“That’s right,” Dick excitedly took up the tale, “and when the coach struck this wide ledge, it bounded, I should say, off into space and was caught in a wide crevice about twenty-five feet straight down below here.”
“Oh, Jerry,” Mary cried, “is the driver or the horses—”
The cowboy nodded vehemently. “That’s just it. That’s the terribly gruesome part. The skeletons of the horses are hanging in the harness and that poor driver—his skeleton, I mean, still sits in his seat—”
“The uncanny thing about it,” Dick rushed in, “is that his leather suit is still on his skeleton, and his fur cap, though bedraggled from the weather, is still on his bony head.”
“But his eyes are the worst!” Jerry shuddered, although seeing skeletons was no new thing to him. “Those gaping sockets are looking right up toward this ledge as though he had died gazing up toward the road hoping help would come to him.”
Suddenly Mary threw her arms about Dora and began to sob. Jerry, again self-rebuking, cried in alarm, “Oh, Little Sister, I reckon I’m a brute to shock you that-a-way.”
Dora had noticed that in times of excitement Jerry fell into the lingo of the cowboy.
Mary straightened and smiled through her tears. “Oh, I’m so sorry for that poor man, but I must remember that it all happened years ago and that now we are really bent on a mission of charity.” Then, smiling up at Jerry, she held out a hand to him as she said, “That’s the big thing for us to remember, isn’t it?
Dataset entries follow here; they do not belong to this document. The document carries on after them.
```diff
diff --git a/spmv-research_amd/csrc/sell_delta_read.hpp b/spmv-research_amd/csrc/sell_delta_read.hpp
--- a/spmv-research_amd/csrc/sell_delta_read.hpp
+++ b/spmv-research_amd/csrc/sell_delta_read.hpp
@@ -76,6 +76,39 @@
 	__device__ __forceinline__ const T * tail(int g) const { return vp + (size_t) g * (V7 ? SELL_V7_GROUP_WORDS : 4 * WAVE); }
 };
 
+constexpr int SELL_RING_SLOT_GROUPS = 4;
+constexpr int SELL_RING_GROUP_BYTES = 2048;
+constexpr int SELL_RING_SLOT_BYTES = SELL_RING_SLOT_GROUPS * SELL_RING_GROUP_BYTES;
+
+template <bool V7>
+struct SellRingVals {
+	int lane;
+	unsigned k;
+	__device__ __forceinline__ void group(const unsigned char * slot, int u, double (&v)[4]) const
+	{
+		const unsigned char * b = slot + u * SELL_RING_GROUP_BYTES;
+		if constexpr (!V7)
+		{
+			typedef double double2_t __attribute__((ext_vector_type(2)));
+			const double2_t w0 = *reinterpret_cast<const double2_t *>(b + 16 * lane);
+			const double2_t w1 = *reinterpret_cast<const double2_t *>(b + 1024 + 16 * lane);
+			v[0] = w0.x;
+			v[1] = w0.y;
+			v[2] = w1.x;
+			v[3] = w1.y;
+		}
+		else
+		{
+			const sell_uint4 lo = *reinterpret_cast<const sell_uint4 *>(b + 16 * lane);
+			const sell_uint3 hi = *reinterpret_cast<const sell_uint3 *>(b + 1024 + 12 * lane);
+			v[0] = sell_v7_value(hi.x, k, lo.x);
+			v[1] = sell_v7_value(__builtin_amdgcn_alignbit(hi.y, hi.x, 24), k, lo.y);
+			v[2] = sell_v7_value(__builtin_amdgcn_alignbit(hi.z, hi.y, 16), k, lo.z);
+			v[3] = sell_v7_value(hi.z >> 8, k, lo.w);
+		}
+	}
+};
+
 template <int MODE>
 struct SellDeltaIdx {
 	sell_int4 base;
diff --git a/spmv-research_amd/csrc/spmv_mi355x.hip b/spmv-research_amd/csrc/spmv_mi355x.hip
--- a/spmv-research_amd/csrc/spmv_mi355x.hip
+++ b/spmv-research_amd/csrc/spmv_mi355x.hip
@@ -568,6 +568,23 @@
 	*bytes_out = 0;
 	struct Arr { const char * name; const void * p; size_t bytes; };
 	std::vector<Arr> arrs;
+	if (A->format == SPMV_MI355X_SELL_C_SIGMA && A->sell_delta && !A->sell_window && A->cfg.ring && !strcmp(name, "ring_rounds"))
+	{
+		HIP_TRY(hipSetDevice(A->device));
+		std::vector<int> rounds;
+		if (spmv::sell_ring_rounds(A->sell_v7_slices > 0, A->d_sell_desc, (int) A->sell_slices, A->cfg, rounds))
+			return 1;
+		void * host = malloc(std::max<size_t>(rounds.size() * sizeof(int), 1));
+		if (!host)
+		{
+			set_error("stored_array: out of host memory");
+			return 1;
+		}
+		memcpy(host, rounds.data(), rounds.size() * sizeof(int));
+		*out = host;
+		*bytes_out = rounds.size() * sizeof(int);
+		return 0;
+	}
 	if (A->format == SPMV_MI355X_SELL_C_SIGMA && A->sell_window)
 		arrs = {{"val", A->d_val, (size_t) A->sell_nnz_ext * A->vbytes}, {"idx", A->d_sell_idx, (size_t) A->sell_idx_bytes},
 		        {"desc", A->d_sell_desc, 2 * ((size_t) A->sell_slices + 1) * 8}, {"row_of_sorted", A->d_row_of_sorted, (size_t) A->m * 4},
```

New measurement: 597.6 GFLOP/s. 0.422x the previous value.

First of all, we want, if possible, to find out if poor Little Bodil is alive and if we’re sure, oh, just ever so sure, that she is dead, we want to get the gold and turquoise from Mr. Pedersen’s rock house for the Dooleys.”
Her listeners were sure that Mary was talking about their good purpose that she might quiet her nerves. It evidently had the desired effect, for, quite naturally, she asked, “If there is nothing beneath this ledge but space, how can you boys get down to the stage coach to search for clues? That’s what you planned doing, wasn’t it?”
Jerry nodded and gazed thoughtfully into the sweet face uplifted to his, though hardly seeing it. He was thinking what would be best for them to do.